Ian, All sales are covered under flat rate , no zero etc. My turnover as we know is inclusive of VAT charged and VAT is a very simple calculation of *11.5% to determine VAT due . This we know. The calculations Quickfile is performing is to adjust 20% down to 11.5% correct ? and from what you and Matthew are saying the difference is reflected as a credit to the sales account ? Is this reflected in the sales and P&L to adjust income and also the trial balance . If I have understood this correctly my only way of keeping tabs on actual VAT paid would be these credits ?

Gosh this is a painful way of communicating:roll_eyes:

Pretty much, yes.

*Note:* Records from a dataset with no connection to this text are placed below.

@@ -691,12 +778,13 @@
     unsigned sat_ = 0;
     float xv[2][NT][8];
     half8 ah[2][MT], al[2][MT];
+#define K1_VOX(t) (EPI == 2 ? (unsigned)(rv[t] - rv[0]) * 4u : (unsigned)(t) * 128u)
 #define K1_LOAD(set, c_)                                                                                              \
     {                                                                                                                 \
         const unsigned soff_ = (unsigned)((long)(c_) * F16X3_KC * DHW * 4);                                           \
         _Pragma("unroll") for (int t = 0; t < NT; ++t)                                                                \
             _Pragma("unroll") for (int e = 0; e < 8; ++e)                                                             \
-                xv[set][t][e] = buf_load_f(rsrc, vbase + (unsigned)t * 128u + (unsigned)e * cstride, soff_);          \
+                xv[set][t][e] = buf_load_f(rsrc, vbase + K1_VOX(t) + (unsigned)e * cstride, soff_);                   \
         const _Float16 *ws_ = wl + (size_t)(c_) * K1_SLAB_HALFS;                                                      \
         _Pragma("unroll") for (int m = 0; m < MT; ++m) {                                                              \
             ah[set][m] = *reinterpret_cast<const half8 *>(ws_ + m * 32 * 8);                                          \
@@ -735,10 +823,38 @@
         }
     }
 #undef K1_LOAD
+#undef K1_VOX
 #undef K1_MFMA
     const float unscale = whdr[0] * x_unscale;
     const int co0 = cot * F16X3_COT;
-    if (KS == 1) {
+    unsigned mbits = 0;
+    if (EPI && KS == 1) {
+        if (active) {
+#pragma unroll
+            for (int m = 0; m < MT; ++m) {
+                float yv[16][NT];
+                if (f.splits == 1) {
+#pragma unroll
+                    for (int reg = 0; reg < 16; ++reg)
+#pragma unroll
+                        for (int t = 0; t < NT; ++t)
+                            yv[reg][t] = f.y2[((size_t)n * Co + co0 + m * 32 + (reg & 3) + 8 * (reg >> 2) + 4 * kg) * DHW + rv[t]];
+                }
+#pragma unroll
+                for (int reg = 0; reg < 16; ++reg) {
+                    const int ch = m * 32 + (reg & 3) + 8 * (reg >> 2) + 4 * kg;
+                    float a[NT];
+#pragma unroll
+                    for (int t = 0; t < NT; ++t) a[t] = acc[m][t][reg];
+                    if (f.splits > 1) {
+#pragma unroll
+                        for (int t = 0; t < NT; ++t) yv[reg][t] = k1_sum_slabs(f.y2, f.splits, f.slab, ((size_t)n * Co + co0 + ch) * DHW + rv[t]);
+                    }
+                    mbits = max(mbits, k1_fuse_emit<NT, EPI>(f, prm, ch, a, yv[reg], unscale, (size_t)n * Co + co0 + ch, DHW, rv, cellq, lane, bm));
+                }
+            }
+        }
+    } else if (KS == 1) {
 #pragma unroll
         for (int m = 0; m < MT; ++m) {
 #pragma unroll
@@ -759,6 +875,23 @@
 #pragma unroll
                 for (int reg = 0; reg < 16; ++reg) red[wave][(t * 16 + reg) * 64 + lane] = acc[m][t][reg];
             __syncthreads();
+            if (EPI) {
+                for (int reg = wave; reg < 16 && active; reg += KS) {
+                    const int ch = m * 32 + (reg & 3) + 8 * (reg >> 2) + 4 * kg;
+                    const size_t plane = (size_t)n * Co + co0 + ch;
+                    float a[NT], yv[NT];
+#pragma unroll
+                    for (int t = 0; t < NT; ++t) {
+                        const int q = t * 16 + reg;
+                        a[t] = red[0][q * 64 + lane];
+#pragma unroll
+                        for (int k = 1; k < KS; ++k) a[t] += red[k][q * 64 + lane];
+                        const size_t o = plane * DHW + rv[t];
+                        yv[t] = f.splits > 1 ? k1_sum_slabs(f.y2, f.splits, f.slab, o) : f.y2[o];
+                    }
+                    mbits = max(mbits, k1_fuse_emit<NT, EPI>(f, prm, ch, a, yv, unscale, plane, DHW, rv, cellq, lane, bm));
+                }
+            } else
             for (int q = wave; q < NT * 16; q += KS) {
                 const int t = q >> 4, reg = q & 15;
                 float sum = red[0][q * 64 + lane];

Suppose for the sake of a simple example that you had recorded gross sales of £12,000 in a given quarter (as £10,000 net plus £2,000 VAT). This would show on your P&L as £10,000 general sales and on your balance sheet as £2,000 sales tax control. When you submit your VAT return it calculates that you owe £1,380 VAT to HMRC (11.5% of £12,000), so it creates a journal that does

  • debit £2,000 sales tax control
  • credit £1,380 VAT liability
  • credit £620 flat rate adjustment (4999)

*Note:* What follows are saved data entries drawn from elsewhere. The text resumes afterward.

__device__ __forceinline__ float4_t composite_bwd_chunk(const RayUp up, float beta, bool valid, float sd, float z, float cr,
                                                        float cg, float cb, float g_sdf_s, float trans_in, float& carry,
                                                        float& gbeta_acc, int lane) {
    const float sg = sigmoidf_(-sd * beta);
    const float e = expf(-beta * sg);
    const float alpha = valid ? 1.0f - e : 0.0f;
    const float fac = valid ? (1.0f - alpha) + 1e-10f : 1.0f;
    const float pin = wave_incl_prod(fac, lane);
    const float pex = wave_up1(pin, 1.0f);
    const float T = trans_in * pex;
    const float w = alpha * T;
    const float gw = (up.gd != 0.0f ? up.gd * z : 0.0f) + up.gr * cr + up.gg * cg + up.gb * cb;
    const float v = valid ? gw * w : 0.0f;
    const float vn = wave_down1(v, 0.0f);
    const float after_local = wave_incl_suffix_sum(vn, lane);
    const float after = after_local + carry;
    const float g_alpha = gw * T - after / fac;
    carry += wave_lane<0>(after_local) + wave_lane<0>(v);
// ... 13 lines not shown
}

#define TP 20
#define TPF 68
#define TPH 72

struct RayBwdIn {
    const float* z_vals;
    const float* sdf;
    const float* raw_rgb;
    const float* beta;
    const float* g_depth;
    const float* g_rgb;
    const float* g_sdf;
    float* beta_parts;
    int R, S;
};

struct MlpBwdArgs {
    eslam_decoders_t dec;
    const float* feat;
    const float* g_o;
    int64_t N;
    float* g_feat;
    float* slabs;
    RayBwdIn rb;
    LossGradIn li;
    const float* hid;
};

struct MlpBwdLane {
    int d;
    int lane, wave;
    int r, q;
    int gp, gq;
};

__device__ __forceinline__ MlpBwdLane mlp_bwd_lane() {
    MlpBwdLane ln;
    ln.d = blockIdx.y;
    ln.lane = threadIdx.x & 63; ln.wave = threadIdx.x >> 6;
    ln.r = ln.lane & 15; ln.q = ln.lane >> 4;
    ln.gp = ln.lane >> 2; ln.gq = ln.lane & 3;
    return ln;
}

template <class T> __device__ __forceinline__ void mlp_bwd_touch(const T x) { asm volatile("" :: "v"(x)); }

struct MlpBwdLdsAll {
    __attribute__((aligned(16))) float wlds[2 * DEC_LDS];
    __attribute__((aligned(16))) float gtile[4][64 * 4];
};
template <bool LOWP> struct MlpBwdLdsWgrad {
    __attribute__((aligned(16))) float tiles[4][4][16 * TP];
    __attribute__((aligned(16))) float ftile[4][LOWP ? 16 * TPH / 2 : 16 * TPF];
    __attribute__((aligned(16))) float comb[4][SLAB];
};
struct MlpBwdLdsRays { float beta_part[4]; };
template <int> struct MlpBwdLdsNone {};
template <int MODE, bool WGRAD, bool LOWP>
struct MlpBwdLds : MlpBwdLdsAll, std::conditional_t<WGRAD, MlpBwdLdsWgrad<LOWP>, MlpBwdLdsNone<0>>,
                   std::conditional_t<MODE != 0, MlpBwdLdsRays, MlpBwdLdsNone<1>> {};

template <bool GZ> struct MlpBwdFragF32 {
    DecFrag f;
    float w3col[4], w2t[4], w1t[4][4];

    __device__ __forceinline__ void load(const float* wlds, const MlpBwdLane& ln) {
        const float* L = wlds + ln.d * DEC_LDS;
        const int r = ln.r, q = ln.q;
        load_dec_frag(f, L, r, q);
#pragma unroll
        for (int ks = 0; ks < 4; ++ks) {
            w3col[ks] = L[DEC_W3 + ks * 16 + r];
            w2t[ks] = L[DEC_W2 + (4 * q + ks) * 16 + r];
#pragma unroll
            for (int mb = 0; mb < 4; ++mb)
                if (!GZ) w1t[mb][ks] = L[DEC_W1 + (4 * q + ks) * 64 + (mb >> 1) * 32 + 16 * (mb & 1) + r];
        }
    }
};

struct MlpBwdFragBf16 {
    DecFragLP fl;
    short4_t w3colp = {0, 0, 0, 0}, w2tp = {0, 0, 0, 0}, w1tp[4];

    __device__ __forceinline__ void load(float* wlds, const MlpBwdLane& ln) {
        const int r = ln.r, q = ln.q;
        const short* W = lp_weights(wlds, ln.d);
        load_dec_frag_lp(fl, W, lp_biases(wlds, ln.d), r, q);
#pragma unroll
        for (int jj = 0; jj < 4; ++jj) {
            if (q == 0) w3colp[jj] = W[LP_W3 + jj * 16 + r];
            w2tp[jj] = W[LP_W2 + (4 * q + jj) * 16 + r];
#pragma unroll
            for (int mb = 0; mb < 4; ++mb) w1tp[mb][jj] = W[LP_W1 + (4 * q + jj) * 64 + 16 * mb + r];
        }
    }
};

template <bool LOWP, bool GZ> using MlpBwdFrag = std::conditional_t<LOWP, MlpBwdFragBf16, MlpBwdFragF32<GZ>>;

struct MlpBwdParamGrads {
    float4_t gW1[4], gW2, gW3, gb1, gb2;
    float gb3[3];

    __device__ __forceinline__ void clear() {
#pragma unroll
        for (int i = 0; i < 4; ++i) gW1[i] = (float4_t){0.f, 0.f, 0.f, 0.f};
        gW2 = gW3 = gb1 = gb2 = (float4_t){0.f, 0.f, 0.f, 0.f};
        gb3[0] = gb3[1] = gb3[2] = 0.f;
    }

    __device__ __forceinline__ void write_slab(float (*comb)[SLAB], float* __restrict__ slabs, const MlpBwdLane& ln) const {
        const int lane = ln.lane, r = ln.r, q = ln.q;
        const int nout = ln.d ? 3 : 1;
        float* sl = comb[ln.wave];
        for (int i = lane; i < SLAB; i += WAVE) sl[i] = 0.0f;
        WAVE_SYNC();
#pragma unroll
        for (int reg = 0; reg < 4; ++reg) {
            const int j = 4 * q + reg;
            float4_t v;
#pragma unroll
            for (int nb = 0; nb < 4; ++nb) v[nb] = gW1[nb][reg];
            *(float4_t*)(sl + SL_W1 + j * 64 + 4 * r) = v;
            sl[SL_W2 + j * 16 + r] = gW2[reg];
            if (q == 0 && reg < nout) sl[SL_W3 + reg * 16 + r] = gW3[reg];
        }
#pragma unroll
        for (int reg = 0; reg < 4; ++reg) {
            float a = gb1[reg], c = gb2[reg];
#pragma unroll
            for (int m = 8; m >= 1; m >>= 1) {
                a += __shfl_xor(a, m, WAVE);
                c += __shfl_xor(c, m, WAVE);
            }
            if (r == 0) {
                sl[SL_B1 + 4 * q + reg] = a;
                sl[SL_B2 + 4 * q + reg] = c;
            }
        }
#pragma unroll
        for (int o = 0; o < 3; ++o) {
            const float t = wave_sum(gb3[o]);
            if (lane == 0 && o < nout) sl[SL_B3 + o] = t;
        }
        __syncthreads();
        float* row = slabs + ((int64_t)blockIdx.x * 2 + ln.d) * SLAB;
        for (int col = threadIdx.x; col < SLAB; col += 256)
            row[col] = (comb[0][col] + comb[1][col]) + (comb[2][col] + comb[3][col]);
    }
};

If you now look at your P&L for the quarter it’ll show £10,000 general sales plus £620 FR adjustment, giving a turnover total of £10,620, and your balance sheet at the quarter end date will show £1,380 VAT liability that will be cancelled out when HMRC take the direct debit.

Ian , I hope Quickfile value your input , your answers are well constructed and easy to understand.

  • credit £620 flat rate adjustment (4999) - credits nominal code 4999.

Right ok, so the above does this is and credits back to (Sales) 4999 does it actually show as a credit in the sales screen or simply added back in to turnover ?

  • debit £2,000 sales tax control - ok so takes the initial 20%
  • credit £1,380 VAT liability - credits the actual VAT back

The above does this
2200 Trial balance Sales Tax Control Account shows at 20%
Then Actual VAT liability replaces the 20% figure
And 2200 Balance sheet also shows the actual VAT

but all these figures only come correct after quarterly return.

I ask because the difference between the figures in your example (£620.00) is obviously income and will be reported as such . It would be nice if an actual entry is made as it would enable the user to gauge whether flat rate is working for them .

As you are aware for reporting purposes VAT of course is neither income nor an expense. Lots of accountants list it as an expense for ease of understanding of their clients or separate it out in notes on the account and I needed to know how Quickfile handled it.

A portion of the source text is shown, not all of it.